By all measures then, it’s clear that canceling the national student debt is the right thing to do. But just canceling the debt, however, leaves untouched the underlying causes of the current crisis, at a time when borrowers and their advocates are realizing the systemic nature of the problem. Just like a holistic response to the pandemic may require rethinking our national health system, an appropriate response to the student debt crisis would require rethinking our educational system and the push for a full educational reform.

As a society, we need to see education as a collective good and a good social investment. According to Dr. Beth Akers, resident scholar at the American Enterprise Institute, as a nation we have decided to socialize public education up to K-12. “Ultimately, it comes down to when we make the switch from a socialized system to a market-based system,” said Akers.

And the switch cannot be more dramatic: According to the Pew Research Center, over two-thirds of all higher education students are now taking out loans to meet the rising cost of tuition. Education Data found that the average loan amount has tripled since 1993, to over $30,000. And, according to the Economic Policy Institute, the Black and white wage gap is worsening.
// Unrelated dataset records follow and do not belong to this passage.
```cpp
size_t gs2d_geometry_bytes(int P);
size_t gs2d_image_bytes(int width, int height);
size_t gs2d_binning_bytes(int R);

void gs2d_geometry_layout(int P, size_t offsets[5]);
void gs2d_binning_layout(int R, size_t offsets[2]);
void gs2d_image_layout(int width, int height, size_t offsets[2]);

void gs2d_stage_timing_enable(int on);
int gs2d_stage_timing_read(float ms[9]);
int gs2d_stage_timing_read_abs(float ms[18]);

const char* gs2d_last_error(void);
const char* gs2d_build_info(void);

#ifdef __cplusplus
}
#endif
#endif
```

Measured before the change: 2316.

## Record per-halfrow contributor masks in forward blend to prune backward work

The forward blend kernel now records, per Gaussian entry and wave, which half-row pixel groups actually contributed (passed the alpha test before termination), using wave-scope atomic ORs into LDS and writing the result to a new contrib buffer in the binning allocation. The backward blend uses these contributor masks in place of the geometric touch masks (hits4/hits16), so it can skip Gaussians that overlap a region but were culled by alpha or early termination. This adds atomics and an extra byte write per entry in the forward pass and more binning memory, and the forward loop no longer breaks early when fill is zero.

Result: faster. 2371, median of 6 (+2.4%).

```diff
diff --git a/gaus_slam_amd/_lib.py b/gaus_slam_amd/_lib.py
--- a/gaus_slam_amd/_lib.py
+++ b/gaus_slam_amd/_lib.py
@@ -10,7 +10,7 @@
            "gs2d_image_layout", "gs2d_last_error", "gs2d_build_info", "gs2d_stage_timing_enable",
            "gs2d_stage_timing_read", "gs2d_slam_loss", "gs2d_adam_step", "gs2d_pose_quat", "gs2d_backward_staged", "gs2d_set_deterministic",
            "gs2d_get_deterministic", "gs2d_set_reference_binning", "gs2d_get_reference_binning", "gs2d_set_launch_ahead", "gs2d_get_launch_ahead", "gs2d_forward_batch",
-           "gs2d_backward_batch", "gs2d_stage_timing_read_abs"]
+           "gs2d_backward_batch", "gs2d_stage_timing_read_abs", "gs2d_binning_contrib_offset"]
 MAX_FRAMES = 8
 
 
@@ -68,7 +68,7 @@
     L.gs2d_mark_visible.argtypes = [i, vp, vp, vp, vp, vp]
     L.sknn_dist2.restype = i
     L.sknn_dist2.argtypes = [i, vp, vp, ALLOC_FN, vp, vp]
-    for n in ("gs2d_geometry_bytes", "gs2d_binning_bytes"):
+    for n in ("gs2d_geometry_bytes", "gs2d_binning_bytes", "gs2d_binning_contrib_offset"):
         getattr(L, n).restype = sz
         getattr(L, n).argtypes = [i]
     L.gs2d_image_bytes.restype = sz
diff --git a/gaus_slam_amd/csrc/gs2d_api.hip b/gaus_slam_amd/csrc/gs2d_api.hip
--- a/gaus_slam_amd/csrc/gs2d_api.hip
+++ b/gaus_slam_amd/csrc/gs2d_api.hip
@@ -200,6 +200,7 @@
     const BinLayout L = bin_layout(R);
     o[0] = L.point_list; o[1] = L.keys;
 }
+size_t gs2d_binning_contrib_offset(int R) { return bin_layout(R, g_deterministic.load() != 0).contrib; }
 void gs2d_image_layout(int width, int height, size_t o[2])
 {
     const ImgLayout L = img_layout(width, height);
@@ -401,7 +402,7 @@
             f.bin = bin_pre;
             f.bf.ranges = ranges; f.bf.point_list = nullptr; f.bf.rec = (const float4*)(geom + GL.rec);
             f.bf.out_color = f.out_color; f.bf.out_others = f.out_others; f.bf.pix_state = (float*)(img + IL.pix);
-            f.bf.hits = nullptr; f.bf.hits4 = nullptr; f.bf.zero = (float4*)(geom + GL.grad_rec);
+            f.bf.hits = nullptr; f.bf.hits4 = nullptr; f.bf.contrib = nullptr; f.bf.zero = (float4*)(geom + GL.grad_rec);
             f.bf.keys = nullptr; f.bf.keys_alt = nullptr; f.bf.vals_alt = nullptr;
             f.bf.dev = db;
             return 0;
@@ -471,7 +472,7 @@
     }
     f.bf.ranges = ranges; f.bf.point_list = point_list; f.bf.rec = (const float4*)(geom + GL.rec);
     f.bf.out_color = f.out_color; f.bf.out_others = f.out_others; f.bf.pix_state = (float*)(img + IL.pix);
-    f.bf.hits = (uint8_t*)(bin + BL.hits); f.bf.hits4 = (uint8_t*)(bin + BL.hits4);
+    f.bf.hits = (uint8_t*)(bin + BL.hits); f.bf.hits4 = (uint8_t*)(bin + BL.hits4); f.bf.contrib = (uint8_t*)(bin + BL.contrib);
     f.bf.zero = (float4*)(geom + GL.grad_rec);
     f.bf.keys = keys; f.bf.keys_alt = keys_alt; f.bf.vals_alt = vals_alt;
     f.bf.dev = gs2d::DevBin{nullptr, nullptr, 0u, 0};
@@ -586,7 +587,7 @@
         gs2d::BlendFwdFrame& o = f[k].bf;
         o.ranges = b.ranges; o.point_list = b.point_list; o.rec = (const float4*)(f[k].geom + GL.rec);
         o.out_color = f[k].out_color; o.out_others = f[k].out_others; o.pix_state = (float*)(f[k].img + IL.pix);
-        o.hits = (uint8_t*)(bn + BL.hits); o.hits4 = (uint8_t*)(bn + BL.hits4);
+        o.hits = (uint8_t*)(bn + BL.hits); o.hits4 = (uint8_t*)(bn + BL.hits4); o.contrib = (uint8_t*)(bn + BL.contrib);
         o.zero = (float4*)(f[k].geom + GL.grad_rec);
         o.keys = b.keys; o.keys_alt = b.keys_alt; o.vals_alt = b.vals_alt;
         o.dev = gs2d::DevBin{nullptr, nullptr, 0u, 0};
@@ -812,6 +813,7 @@
     float* grad_rec = (float*)(geom_buffer + GL.grad_rec);
     const uint32_t* point_list = (const uint32_t*)(binning_buffer + BL.point_list);
     const uint8_t* hits = (const uint8_t*)(binning_buffer + BL.hits4);
+    const uint8_t* contrib = (const uint8_t*)(binning_buffer + BL.contrib);
     const uint2* ranges = (const uint2*)(img_buffer + IL.ranges);
     const float* pix_state = (const float*)(img_buffer + IL.pix);
 
@@ -820,8 +822,8 @@
             GS2D_CHECK(hipMemsetAsync(grad_rec, 0, sizeof(float) * GS2D_GRAD_FLOATS * (size_t)P, s), "memset grad_rec");
         if (R > 0) {
             g_timer.begin(ST_BLEND_BWD, s);
-            const gs2d::BlendBwdFrame bf = {ranges, point_list, rec, pix_state, hits, dL_dpix, dL_depths, grad_rec, nullptr,
-                                            (const uint16_t*)(binning_buffer + BL.hits), pose_fast ? grad_rec + 4 * (size_t)P : nullptr};
+            const gs2d::BlendBwdFrame bf = {ranges, point_list, rec, pix_state, contrib, dL_dpix, dL_depths, grad_rec, nullptr,
+                                            pose_fast ? grad_rec + 4 * (size_t)P : nullptr};
             gs2d::launch_blend_bwd(width, height, 1, &bf, background, use_sa, dL_dpose, pose_floats, s);
             g_timer.end(ST_BLEND_BWD, s);
             GS2D_STAGE("blend_bwd");
@@ -833,8 +835,7 @@
         g_timer.begin(ST_BLEND_BWD, s);
         if (R > 0) {
             GS2D_CHECK(hipMemsetAsync(det_slots, 0, sizeof(float) * GS2D_GRAD_FLOATS * 4 * (size_t)R, s), "memset det_slots");
-            const gs2d::BlendBwdFrame bf = {ranges, point_list, rec, pix_state, hits, dL_dpix, dL_depths, grad_rec, det_slots,
-                                            (const uint16_t*)(binning_buffer + BL.hits), nullptr};
+            const gs2d::BlendBwdFrame bf = {ranges, point_list, rec, pix_state, contrib, dL_dpix, dL_depths, grad_rec, det_slots, nullptr};
             gs2d::launch_blend_bwd(width, height, 1, &bf, background, use_sa, nullptr, 0, s);
         }
         gs2d::launch_det_reduce(P, R, width, height, ranges, point_list, (const ushort4*)(geom_buffer + GL.rect),
@@ -907,9 +908,8 @@
             b.point_list = (const uint32_t*)(f.binning_buffer + BL.point_list);
             b.rec = (const float4*)(f.geom_buffer + GL.rec);
             b.pix_state = (const float*)(f.img_buffer + IL.pix);
-            b.hits = (const uint8_t*)(f.binning_buffer + BL.hits4);
+            b.contrib = (const uint8_t*)(f.binning_buffer + BL.contrib);
             b.dL_dpix = f.dL_dpix; b.dL_dothers = f.dL_depths; b.grad_rec = grad_rec; b.det_slots = nullptr; b.dense_m2d = nullptr;
-            b.hits16 = (const uint16_t*)(f.binning_buffer + BL.hits);
         }
     }
     if (nb > 0) {
diff --git a/gaus_slam_amd/csrc/gs2d_blend.hip b/gaus_slam_amd/csrc/gs2d_blend.hip
--- a/gaus_slam_amd/csrc/gs2d_blend.hip
+++ b/gaus_slam_amd/csrc/gs2d_blend.hip
@@ -5,7 +5,6 @@
 #ifndef GS2D_BWD_POSE_GROUPS
 #define GS2D_BWD_POSE_GROUPS 8
 #endif
-#define GS2D_HALFROW_BITS (GS2D_BWD_GROUPS == 8)
 #ifndef GS2D_BWD_LANE_CLASH
 #define GS2D_BWD_LANE_CLASH 1
 #endif
@@ -159,6 +158,7 @@
     float* __restrict__ pix_state = fa->pix_state;
     uint8_t* hits = fa->hits;
     uint8_t* hits4 = fa->hits4;
+    uint8_t* contrib = fa->contrib;
     float4* __restrict__ zero = fa->zero;
     uint64_t* sort_keys = fa->keys; uint64_t* sort_keys_alt = fa->keys_alt; uint32_t* sort_vals_alt = fa->vals_alt;
     uint32_t* sort_list = fa->point_list;
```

As a society, we need to understand that the burden of educating its members should be assumed by society at large and not fall on the shoulders of the most vulnerable among us. This reorientation of priorities would necessitate not only returning to the system of educational finance dependent on grants, as opposed to loans but the wholesale elimination of the financing of education through loans.

To be sure, the Debt Free Act is not the only piece of pending legislation that aims to respond to the current crisis, and there are more than a few bright new ideas that can bring into focus a few more creative solutions. What is clear is that now seems to be the right time for canceling the national student debt and voting the Massachusetts Debt Free Act, Bill H.1339/S.829 favorably out of committee today!